This is the code of the paper: Swin-MSTP: Swin Transformer with Multi-Scale Temporal Perception for Continuous Sign Language Recognition
The code will be added soon ...
-
This project is implemented in Pytorch (>1.8). Thus please install Pytorch first.
-
ctcdecode==0.4 [parlance/ctcdecode],for beam search decode.
-
sclite [kaldi-asr/kaldi], install kaldi tool to get sclite for evaluation. After installation, create a soft link toward the sclite:
ln -s PATH_TO_KALDI/tools/sctk-2.4.10/bin/sclite ./software/sclite
-
Download the RWTH-PHOENIX-Weather 2014 Dataset [download link]. Our experiments based on phoenix-2014.v3.tar.gz.
-
Modify the dataset_preprocess.py file to reflect the location of the dataset.
-
The original image sequence is 210x260, we resize it to 256x256 for augmentation. Run the following command to generate gloss dict and resize image sequence.
cd ./preprocess python data_preprocess.py --process-image --multiprocessing
To train the Swin_MSTP model on phoenix14, run the command below:
python main.py
The Swin-Small architeture is used by default. If you would like to train your model using the Swin-Tiny strcuture, in the baseline.yaml file, change the c2d_type to 'swin_t'.

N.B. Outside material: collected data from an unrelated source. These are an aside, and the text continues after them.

template <int T4>
static int launch_aggregate_t(const int* ptr, const int* idx, int nnz, const msgat_sell_t* sell, const float* u,
                              const float* E, const float* addvec, const float* extra, float* v, int G, int Bg,
                              int Cu, int N, hipStream_t s, const float* xdot, float* dap, int* dot_done) {
  const int T = 4 * T4;
  const int CH = slab_channels(N, T, Cu, kLdsBudget);
  if (sell != nullptr) {
    const size_t lds = (size_t)N * sizeof(float4);
    static LdsGrant granted;
    if (int st = grant_dynamic_lds(&k_agg_sell<T4>, lds, granted)) return st;
    hipLaunchKernelGGL((k_agg_sell<T4>), dim3((unsigned)cdiv(G, 8) * 8 * Cu * T4), dim3(kAggBlock), lds, s,
                       sell->slice_off, sell->lane_row, sell->idx, (const float4*)u, E, addvec, (const float4*)extra,
                       (float4*)v, G, Bg, Cu, N, sell->n_pos, sell->n_slices);
  } else if (addvec == nullptr && xdot == nullptr && nnz >= 8 && N * T4 <= 3 * kAggBlock && G * Cu >= 512) {
    const int ncu = device_cu_count();
    const int nslab = G * Cu, per = cdiv(nslab, ncu), nb = cdiv(nslab, per);
    const int KI = cdiv(N * T4, kAggBlock);
    const size_t lds = (size_t)3 * KI * kAggBlock * sizeof(float4);
#define MSGAT_RING(ki)                                                                                            \
    {                                                                                                               \
      static LdsGrant granted;                                                                                      \
      if (int st = grant_dynamic_lds(&k_agg_ring<T4, ki>, lds, granted)) return st;                                 \
      hipLaunchKernelGGL((k_agg_ring<T4, ki>), dim3(nb), dim3(kAggBlock), lds, s, ptr, idx, (const float4*)u, E,    \
                         (float4*)v, Cu, N, nnz, nslab, per);                                                       \
    }
    if (KI == 1) MSGAT_RING(1) else if (KI == 2) MSGAT_RING(2) else MSGAT_RING(3)
#undef MSGAT_RING
  } else if (CH >= 1) {
    const size_t lds = (size_t)CH * N * T * sizeof(float);
    static LdsGrant granted_plain, granted_dot;
    if (int st = grant_dynamic_lds(&k_agg_lds<T4, false>, lds, granted_plain)) return st;
    if (int st = grant_dynamic_lds(&k_agg_lds<T4, true>, lds, granted_dot)) return st;
    const int nblocks = cdiv(Cu, CH) * G;
    int split = device_cu_count() / max(nblocks, 1);
    split = max(1, min(min(split, kAggMaxSplit), (N * T4) / 256));
    dim3 grid(cdiv(Cu, CH), G, split);
    if (xdot != nullptr && dap != nullptr && addvec != nullptr && Cu <= kAggDotMaxC) {
      hipLaunchKernelGGL((k_agg_lds<T4, true>), grid, dim3(kAggBlock), lds, s, ptr, idx, (const float4*)u, E, addvec,
                         (const float4*)extra, (float4*)v, Bg, Cu, N, nnz, CH, (const float4*)xdot, dap);
      if (dot_done != nullptr) *dot_done = split;
    } else {
      hipLaunchKernelGGL((k_agg_lds<T4, false>), grid, dim3(kAggBlock), lds, s, ptr, idx, (const float4*)u, E, addvec,
                         (const float4*)extra, (float4*)v, Bg, Cu, N, nnz, CH, nullptr, nullptr);
    }
  } else if ((size_t)N * sizeof(float4) <= (size_t)kLdsMax - 1024 && nnz >= 8) {
    const size_t lds = (size_t)N * sizeof(float4);
    static LdsGrant granted;
    if (int st = grant_dynamic_lds(&k_agg_cols<T4>, lds, granted)) return st;
    hipLaunchKernelGGL(k_agg_cols<T4>, dim3(Cu, G), dim3(kAggBlock), lds, s, ptr, idx, (const float4*)u, E,
                       addvec, (const float4*)extra, (float4*)v, Bg, Cu, N, nnz);
  } else {
    dim3 grid(cdiv(N * T4, kBlock), Cu, G);
    hipLaunchKernelGGL(k_agg_glb<T4>, grid, dim3(kBlock), 0, s, ptr, idx, (const float4*)u, E, addvec,
                       (const float4*)extra, (float4*)v, Bg, Cu, N, nnz);
  }
  MSGAT_CHECK_LAUNCH();
  return MSGAT_OK;
}

int launch_aggregate(const int* ptr, const int* idx, int nnz, const msgat_sell_t* sell, const float* u,
                     const float* E, const float* addvec, const float* extra, float* v, int G, int Bg, int Cu,
                     int N, int T, hipStream_t s, const float* xdot, float* dap, int* dot_done) {
  if (dot_done != nullptr) *dot_done = 0;
  switch (T) {
    case 4: return launch_aggregate_t<1>(ptr, idx, nnz, sell, u, E, addvec, extra, v, G, Bg, Cu, N, s, xdot, dap, dot_done);
    case 8: return launch_aggregate_t<2>(ptr, idx, nnz, sell, u, E, addvec, extra, v, G, Bg, Cu, N, s, xdot, dap, dot_done);
    case 12: return launch_aggregate_t<3>(ptr, idx, nnz, sell, u, E, addvec, extra, v, G, Bg, Cu, N, s, xdot, dap, dot_done);
    case 16: return launch_aggregate_t<4>(ptr, idx, nnz, sell, u, E, addvec, extra, v, G, Bg, Cu, N, s, xdot, dap, dot_done);
  }
  return MSGAT_ERR_UNSUPPORTED;
}

__global__ __launch_bounds__(kBlock) void k_permute_edges(const float* __restrict__ E,
                                                          const int* __restrict__ perm,
                                                          float* __restrict__ Eo, int nnz, int n) {
  const int g = blockIdx.y;
  const int k = blockIdx.x * kBlock + threadIdx.x;
  if (k >= n) return;
  const int e = perm[k];
  Eo[(size_t)g * n + k] = (e >= 0) ? E[(size_t)g * nnz + e] : 0.f;
}

int launch_permute_edges(const float* E, const int* perm, float* Eo, int G, int nnz, int n, hipStream_t s) {
  if (n == 0) return MSGAT_OK;
  dim3 grid(cdiv(n, kBlock), G);
  hipLaunchKernelGGL(k_permute_edges, grid, dim3(kBlock), 0, s, E, perm, Eo, nnz, n);
  MSGAT_CHECK_LAUNCH();
  return MSGAT_OK;
}

template <int T4, int OT>
__global__ __launch_bounds__(kBlock) void k_agg_proj(
    const int* __restrict__ rowptr, const int* __restrict__ col, const float4* __restrict__ x4,
    const float* __restrict__ E, const float* __restrict__ W, float4* __restrict__ y4,
    float4* __restrict__ z4, int Bg, int C, int Co, int N, int nnz) {
  extern __shared__ float Wl[];
  const int g = blockIdx.y;
  const int r = g / Bg;
  const int o0 = blockIdx.z * OT;
  for (int i = threadIdx.x; i < C * OT; i += kBlock) {
    const int c = i / OT, oo = i - c * OT, o = o0 + oo;
    Wl[i] = (o < Co) ? W[((size_t)r * Co + o) * C + c] : 0.f;
  }
  __syncthreads();
  const int NT4 = N * T4;
  const int s = blockIdx.x * kBlock + threadIdx.x;
  if (s >= NT4) return;
  const int n = s / T4;
  const int j = s - n * T4;
  const float* Eg = E + (size_t)g * nnz;
  const int e0 = rowptr[n], e1 = rowptr[n + 1];

  float4 acc[OT];
#pragma unroll
  for (int oo = 0; oo < OT; ++oo) acc[oo] = f4zero();
  for (int c = 0; c < C; ++c) {
    const float4* sl = x4 + ((size_t)g * C + c) * NT4;
    float4 y = gather_row<T4>(col, Eg, e0, e1, nnz, sl, j);
    if (y4 != nullptr && blockIdx.z == 0) y4[((size_t)g * C + c) * NT4 + s] = y;
    const float4* wrow = reinterpret_cast<const float4*>(Wl + c * OT);
#pragma unroll
    for (int o4 = 0; o4 < OT / 4; ++o4) {
      const float4 w = wrow[o4];
      f4fma(w.x, y, acc[4 * o4 + 0]);
      f4fma(w.y, y, acc[4 * o4 + 1]);
      f4fma(w.z, y, acc[4 * o4 + 2]);
      f4fma(w.w, y, acc[4 * o4 + 3]);
    }
  }
#pragma unroll
  for (int oo = 0; oo < OT; ++oo) {
    const int o = o0 + oo;
    if (o < Co) z4[((size_t)g * Co + o) * NT4 + s] = acc[oo];
  }
}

To evaluate the trained model, run the command below:
python main.py --load-weights {name}.pt --phase test
Model | WER on Dev | WER on Test | Pretrained model |
---|---|---|---|
Swin-MSTPtiny | 18.9 | 19.0 | [GoogleDrive] |
Swin-MSTPsmall | 18.1 | 18.7 | [GoogleDrive] |
The framewoek has also been trained on Phoenix2014-T, CSL, and CSL-Daily. The models are avaibale upon request.
The code is based on VAC. We thank them for their work!